In order to overcome 10 problems related to women, in this article, do yoga daily as mentioned by the experts.
Women are always on the lookout for yoga that they can overcome many problems related to themselves at the same time. If you are also one of such women, then do the yoga mentioned in this article for some time daily. Yes, we are talking about Paschimottanasana. Yoga Master, Philanthropist, Religious Guru and Lifestyle Coach Grand Master Akshar ji are telling us about the benefits and ways of doing this Yogasana .
He says that “While practicing Paschimottanasana, a stretch is produced in the back part of the body, ie, the spine, hence this asana is called Paschimottanasana. This is an easy ascension to the beginning level. This is a classic pose to bring flexibility in the body. This asana gives a good stretch from your entire back (spine) to your hamstrings (back of thighs) and your calf muscles. By doing this, 10 problems of women can be overcome. ”
Physical health benefits
- Improves liver, kidney, ovaries and uterus functionality.
- Reduces abdominal fat .
- Stretches the spine and brings flexibility.

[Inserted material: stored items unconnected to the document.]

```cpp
template <int MAXA>
struct SamplePre {
    float b1[MAXA];
    float nz[MAXA];
    uint64_t ctr;
    int pi0, pi1, forced;
    bool pe_fast;
    float4 qb, qw[4], qg, qbt;
};
__device__ __forceinline__ bool sample_pe_fast(const SampleArgs& A) {
    const uintptr_t al = (uintptr_t)A.pe_W | (uintptr_t)A.pe_b | (uintptr_t)A.pe_gamma | (uintptr_t)A.pe_beta |
                         (uintptr_t)A.pe_z | (uintptr_t)A.pe_out;
    return A.pe_W && A.step_logp && (al & 15) == 0 && A.pe_nd <= 256 && ((A.pe_nd | A.pe_ldz | A.pe_ldo) & 3) == 0 &&
           (A.pe_col0 & 3) == 0;
}
template <int MAXA>
__device__ __forceinline__ void sample_prefetch_row(const SampleArgs& A, int r, int lane, SamplePre<MAXA>& S) {
#pragma unroll
    for (int j = 0; j < MAXA; ++j) S.b1[j] = A.b1[j < A.nA ? j : A.nA - 1];
    if (A.noise) {
        const float* nr = A.noise + (size_t)r * A.nA;
#pragma unroll
        for (int j = 0; j < MAXA; ++j) S.nz[j] = nr[j < A.nA ? j : A.nA - 1];
    } else {
#pragma unroll
        for (int j = 0; j < MAXA; ++j) S.nz[j] = 1.0f;
    }
    S.ctr = A.rng_ctr + (A.rng_off_dev ? (*A.rng_off_dev << 16) : 0ull);
    S.pi0 = S.pi1 = S.forced = 0;
    if (A.step_logp) {
        S.pi0 = A.pos_in[r * 2];
        S.pi1 = A.pos_in[r * 2 + 1];
        if (A.forced) S.forced = (int)A.forced[r];
    }
    S.pe_fast = false;
}
template <int MAXA>
__device__ __forceinline__ void sample_prefetch_pe(const SampleArgs& A, int lane, SamplePre<MAXA>& S) {
    S.pe_fast = sample_pe_fast(A);
    if (S.pe_fast) {
        const int j4 = 4 * lane < A.pe_nd ? 4 * lane : 0;
        S.qb = *reinterpret_cast<const float4*>(A.pe_b + j4);
        S.qg = *reinterpret_cast<const float4*>(A.pe_gamma + j4);
        S.qbt = *reinterpret_cast<const float4*>(A.pe_beta + j4);
#pragma unroll
        for (int q = 0; q < 4; ++q) S.qw[q] = *reinterpret_cast<const float4*>(A.pe_W + 4 * (j4 + q));
    }
}
template <int MAXA, bool PE = true>
__device__ __forceinline__ void sample_prefetch(const SampleArgs& A, int r, int lane, SamplePre<MAXA>& S) {
    sample_prefetch_row<MAXA>(A, r, lane, S);
    if (PE) sample_prefetch_pe<MAXA>(A, lane, S);
}

__device__ __forceinline__ float explore_logit(const SampleArgs& A, float z) { return z * A.ex_inv_tau; }
__device__ __forceinline__ float explore_mix(const SampleArgs& A, float s) { return fmaf(A.ex_keep, s, A.ex_floor); }

template <int MAXA, bool EXPLORE = false>
__device__ __forceinline__ void sample_finish(const SampleArgs& A, int r, float (&p)[MAXA], int lane,
                                              const SamplePre<MAXA>& S) {
    float mx = -INFINITY;
#pragma unroll
    for (int j = 0; j < MAXA; ++j) {
        if (j < A.nA) {
            p[j] = wave_sum(p[j]) + S.b1[j];
            if (EXPLORE) p[j] = explore_logit(A, p[j]);
            mx = fmaxf(mx, p[j]);
        } else {
            p[j] = 0.f;
        }
    }
    float den = 0.f;
#pragma unroll
    for (int j = 0; j < MAXA; ++j)
        if (j < A.nA) {
            p[j] = expf(p[j] - mx);
            den += p[j];
        }
    int act = 0;
    float best = -INFINITY, pa = 0.f;
#pragma unroll
    for (int j = 0; j < MAXA; ++j)
        if (j < A.nA) {
            p[j] = p[j] / den;
            if (EXPLORE) {
                p[j] = explore_mix(A, p[j]);
                if (A.ex_greedy && p[j] > best) {
                    best = p[j];
                    act = j;
                }
            }
            if (A.noise) {
                const float sc = p[j] / S.nz[j];
                if (sc > best) {
                    best = sc;
                    act = j;
                }
            }
        }
    if (!A.noise && A.rng_on) {
#pragma unroll
        for (int j0 = 0; j0 < MAXA; j0 += 4) {
            if (j0 < A.nA) {
                const Philox4 u = philox4x32_10(A.rng_seed, S.ctr, (uint32_t)r, (uint32_t)(j0 >> 2));
                const uint32_t uv[4] = {u.x, u.y, u.z, u.w};
#pragma unroll
                for (int jj = 0; jj < 4; ++jj) {
                    if (j0 + jj < A.nA) {
                        const float sc = p[j0 + jj] / -__logf(philox_u01(uv[jj]));
                        if (sc > best) {
                            best = sc;
                            act = j0 + jj;
                        }
                    }
                }
            }
        }
    }
    if (!A.step_logp) {
        if (lane == 0)
#pragma unroll
            for (int j = 0; j < MAXA; ++j)
                if (j < A.nA) A.probs[(size_t)r * A.nA + j] = p[j];
        return;
    }
    if (A.forced) {
        const int fa = S.forced;
        act = fa < 0 ? 0 : (fa >= A.nA ? A.nA - 1 : fa);
    }
    int mv0 = 0, mv1 = 0;
#pragma unroll
    for (int j = 0; j < MAXA; ++j)
        if (j == act) {
            pa = p[j];
            mv0 = A.table[j][0];
            mv1 = A.table[j][1];
        }
    const int pi0 = S.pi0, pi1 = S.pi1;
    const int q0 = pi0 + mv0, q1 = pi1 + mv1;
    const bool ok = q0 >= 0 && q0 + A.f < A.H && q1 >= 0 && q1 + A.f < A.W;
    const int n0 = ok ? q0 : pi0, n1 = ok ? q1 : pi1;
    if (lane == 0) {
#pragma unroll
        for (int j = 0; j < MAXA; ++j)
            if (j < A.nA) A.probs[(size_t)r * A.nA + j] = p[j];
        A.actions_i32[r] = act;
        A.step_logp[r] = logf(pa);
        A.pos_out[r * 2] = n0;
        A.pos_out[r * 2 + 1] = n1;
        if (A.step_pos) {
            A.step_pos[(size_t)r * 2] = n0;
            A.step_pos[(size_t)r * 2 + 1] = n1;
        }
        if (A.step_actions) A.step_actions[r] = act;
    }
    if (A.pe_W) {
        const float p0 = (float)n0 / (float)A.H, p1 = (float)n1 / (float)A.W;
        const int nd = A.pe_nd;
        if (lane == 0 && A.pe_npos) {
            A.pe_npos[(size_t)r * 4] = p0;
            A.pe_npos[(size_t)r * 4 + 1] = p1;
        }
        if (S.pe_fast) {
            const bool on = 4 * lane < nd;
            const float b4[4] = {S.qb.x, S.qb.y, S.qb.z, S.qb.w}, g4[4] = {S.qg.x, S.qg.y, S.qg.z, S.qg.w};
            const float t4[4] = {S.qbt.x, S.qbt.y, S.qbt.z, S.qbt.w};
            float v[4], sm = 0.f;
#pragma unroll
            for (int q = 0; q < 4; ++q) {
                v[q] = on ? b4[q] + p0 * S.qw[q].x + p1 * S.qw[q].y : 0.f;
                sm += v[q];
            }
            if (on) *reinterpret_cast<float4*>(A.pe_z + (size_t)r * A.pe_ldz + 4 * lane) = make_float4(v[0], v[1], v[2], v[3]);
            const float mean = wave_sum(sm) / (float)nd;
            float qq = 0.f;
#pragma unroll
            for (int q = 0; q < 4; ++q) {
                const float dd = on ? v[q] - mean : 0.f;
                qq += dd * dd;
            }
            const float rstd = 1.0f / sqrtf(wave_sum(qq) / (float)nd + 1e-5f);
            if (lane == 0 && A.pe_stats) {
                A.pe_stats[(size_t)r * 2] = mean;
                A.pe_stats[(size_t)r * 2 + 1] = rstd;
            }
            if (on) {
                float o[4];
#pragma unroll
                for (int q = 0; q < 4; ++q) o[q] = sample_silu((v[q] - mean) * rstd * g4[q] + t4[q]);
                *reinterpret_cast<float4*>(A.pe_out + (size_t)r * A.pe_ldo + 4 * lane) = make_float4(o[0], o[1], o[2], o[3]);
                if (A.pe_img) {
                    const int col = A.pe_col0 + 4 * lane;
// ... 44 lines not shown
```

Before: 9.439 million agent-env-steps/s.

## Specialize panel forward/backward kernels on compile-time model shapes

Adds compile-time network descriptors (PanelNet, PanelBwdNet) so the panel forward and backward kernels can be instantiated with fixed layer widths, wave counts and LDS offsets. Static GEMM slices are fully unrolled with the K-split computed at compile time. A plan flag selects the static path when chain mode is on without comm or exploration and the model matches. Also hints the sampler with the fixed action count and tweaks the LayerNorm variance accumulation. This removes runtime shape branches and address arithmetic, at the cost of more kernel instantiations, larger code, and a fallback whenever the shapes do not match.

```diff
diff --git a/marlclassification_amd/csrc/common.h b/marlclassification_amd/csrc/common.h
--- a/marlclassification_amd/csrc/common.h
+++ b/marlclassification_amd/csrc/common.h
@@ -551,6 +551,7 @@
 int panel_chain_supported(int na, int n_msg, int threads);
 int panel_supported(int k0, int n0, int n1);
 int panel_sample_supported(int n_actions);
+int panel_static_model(int n_b, int n_a, int nm2, int n_m, int n_mo, int nla, int n_actions, int n_d);
 int launch_panel_fwd(PanelFwdBatch& b, hipStream_t st, bool explore = false);
 
 struct LstmBwdArgs {
diff --git a/marlclassification_amd/csrc/episode.hip b/marlclassification_amd/csrc/episode.hip
--- a/marlclassification_amd/csrc/episode.hip
+++ b/marlclassification_amd/csrc/episode.hip
@@ -575,6 +575,7 @@
     bool panels_bwd;
     bool chain;
     bool panel_sample;
+    bool panel_static;
     bool g3_lstm;
     bool g3_tn, g3_tn_pipe;
     bool g3_tn_cell;
@@ -644,6 +645,8 @@
     p.chain = p.panels_bwd && panel_chain_supported(d.na, d.n_m, 256) && tune_get("panel_chain", 1) != 0 &&
               (!opt.comm || d.n_b <= 384);
     p.panel_sample = p.chain && env_sample && panel_sample_supported(d.nA);
+    p.panel_static = p.chain && !opt.comm && !opt.explore.on &&
+                     panel_static_model(d.n_b, d.n_a, d.nm2, d.n_m, d.n_mo, d.nla, d.nA, d.n_d);
     p.sample = p.chain ? (p.panel_sample ? SAMPLE_EPILOGUE : SAMPLE_OWN)
                        : (p.panels && !opt.explore.on ? SAMPLE_RIDE : SAMPLE_OWN);
     p.comm_form = opt.comm ? (p.chain ? 5 : p.panels ? 3 : 4) : p.chain ? 0 : p.panels ? 1 : 2;
@@ -2815,6 +2818,7 @@
     else if (!strcmp(key, "comm_range")) *value = plan.comm_range;
     else if (!strcmp(key, "panel_chain")) *value = plan.chain;
     else if (!strcmp(key, "panel_sample")) *value = plan.panel_sample;
+    else if (!strcmp(key, "panel_static")) *value = plan.panel_static;
     else if (!strcmp(key, "explore")) *value = plan.explore;
     else if (!strcmp(key, "class_loss")) *value = plan.class_loss;
     else if (!strcmp(key, "soft_targets")) *value = plan.soft_targets;
diff --git a/marlclassification_amd/csrc/panel.hip b/marlclassification_amd/csrc/panel.hip
--- a/marlclassification_amd/csrc/panel.hip
+++ b/marlclassification_amd/csrc/panel.hip
@@ -9,6 +9,10 @@
 
 __device__ __forceinline__ void lds_barrier() {
     asm volatile("s_waitcnt lgkmcnt(0)\n\ts_barrier" ::: "memory");
+}
+__device__ __forceinline__ float mul_rn(float a, float b) {
+#pragma clang fp contract(off)
+    return a * b;
 }
 __device__ __forceinline__ float silu_p(float y) { return silu_fast(y); }
 __device__ __forceinline__ float silu_grad_p(float y) { return silu_grad_fast(y); }
@@ -88,6 +92,143 @@
     return ks < 1 ? 1 : ks;
 }
 
+constexpr int panel_kper_c(int K16, int ks) { return (((K16 + ks - 1) / ks) + 15) & ~15; }
+constexpr int panel_ksplit_c(int K, int nt, int nwaves) {
+    const int K16 = (K + 15) & ~15, want = (K16 + 63) / 64;
+    int ks = nwaves / nt;
+    ks = ks < want ? ks : want;
+    return ks < 1 ? 1 : ks;
+}
+constexpr int panel_stride_c(int k) { return ((k + 15) & ~15) + 4; }
+constexpr int cmax(int a, int b) { return a > b ? a : b; }
+
+struct PanelDyn {
+    static constexpr bool kStatic = false, kByBatch = false;
+    static constexpr int kLayers = kPanelMaxLayers, kSoft = 0, kWaves = 0, kK0 = 0, kAggAt = 0, kKLast = 0;
+    static constexpr int off_e = 0, off_prm = 0, off_colp = 0, off_part = 0, off_rowmap = 0;
+    static constexpr int n(int) { return 0; }
+    static constexpr int k(int) { return 0; }
+};
+template <int WAVES, int K0, int AGG_AT, int SOFT, int... N>
+struct PanelNet {
+    static constexpr bool kStatic = true, kByBatch = AGG_AT > 0;
+    static constexpr int kLayers = (int)sizeof...(N), kSoft = SOFT, kWaves = WAVES, kK0 = K0, kAggAt = AGG_AT;
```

- Improves the performance of digestive organs.
- It is useful to increase the height of young women from a spinal stretch.
- Tones the pelvic organs.
- Balances periods.
- Helps relieve symptoms of menopause and periods discomfort.
- This asana is especially recommended to women even after delivery.
Mental health benefits
- This is a stress preventive yoga.
- Removes anxiety, anger and irritability.
- Keeps the mind calm .
The way to do Paschimottanasana
step 1-Start in a sitting position like Sukhasana . From here, straighten your legs and join. Flex your feet, turning the toes towards you; This will pull your knee cap. Moving forward, place your hands next to your hips. Activate your Thai issues and straighten your back.
Step-2-Slowly interlock your fingers without bending the knees, holding the big toe of your foot or moving to hold the sides of your feet or your heel.
Step-3- Raise chest and head with a deep breath. Keep your shoulders away from your ears.
Step-4- Leaving a big breath, pull the lower abdomen in, bend forward and press your stomach on your thighs and place your forehead on your knees.
Step-5- Hold for at least 5 breaths. To get out of the pedestal, move your torso upward while straightening your arms. Exhale and release your legs.
Caution –You practice this mudra on an empty stomach. Because this posture narrows the stomach. If you have any kind of injury or discomfort in your arms, hips, ankles or shoulders, do not do this asana. If you feel any stiffness in the hamstrings, then use a props or bolster below the knees and do only what you can do without pain.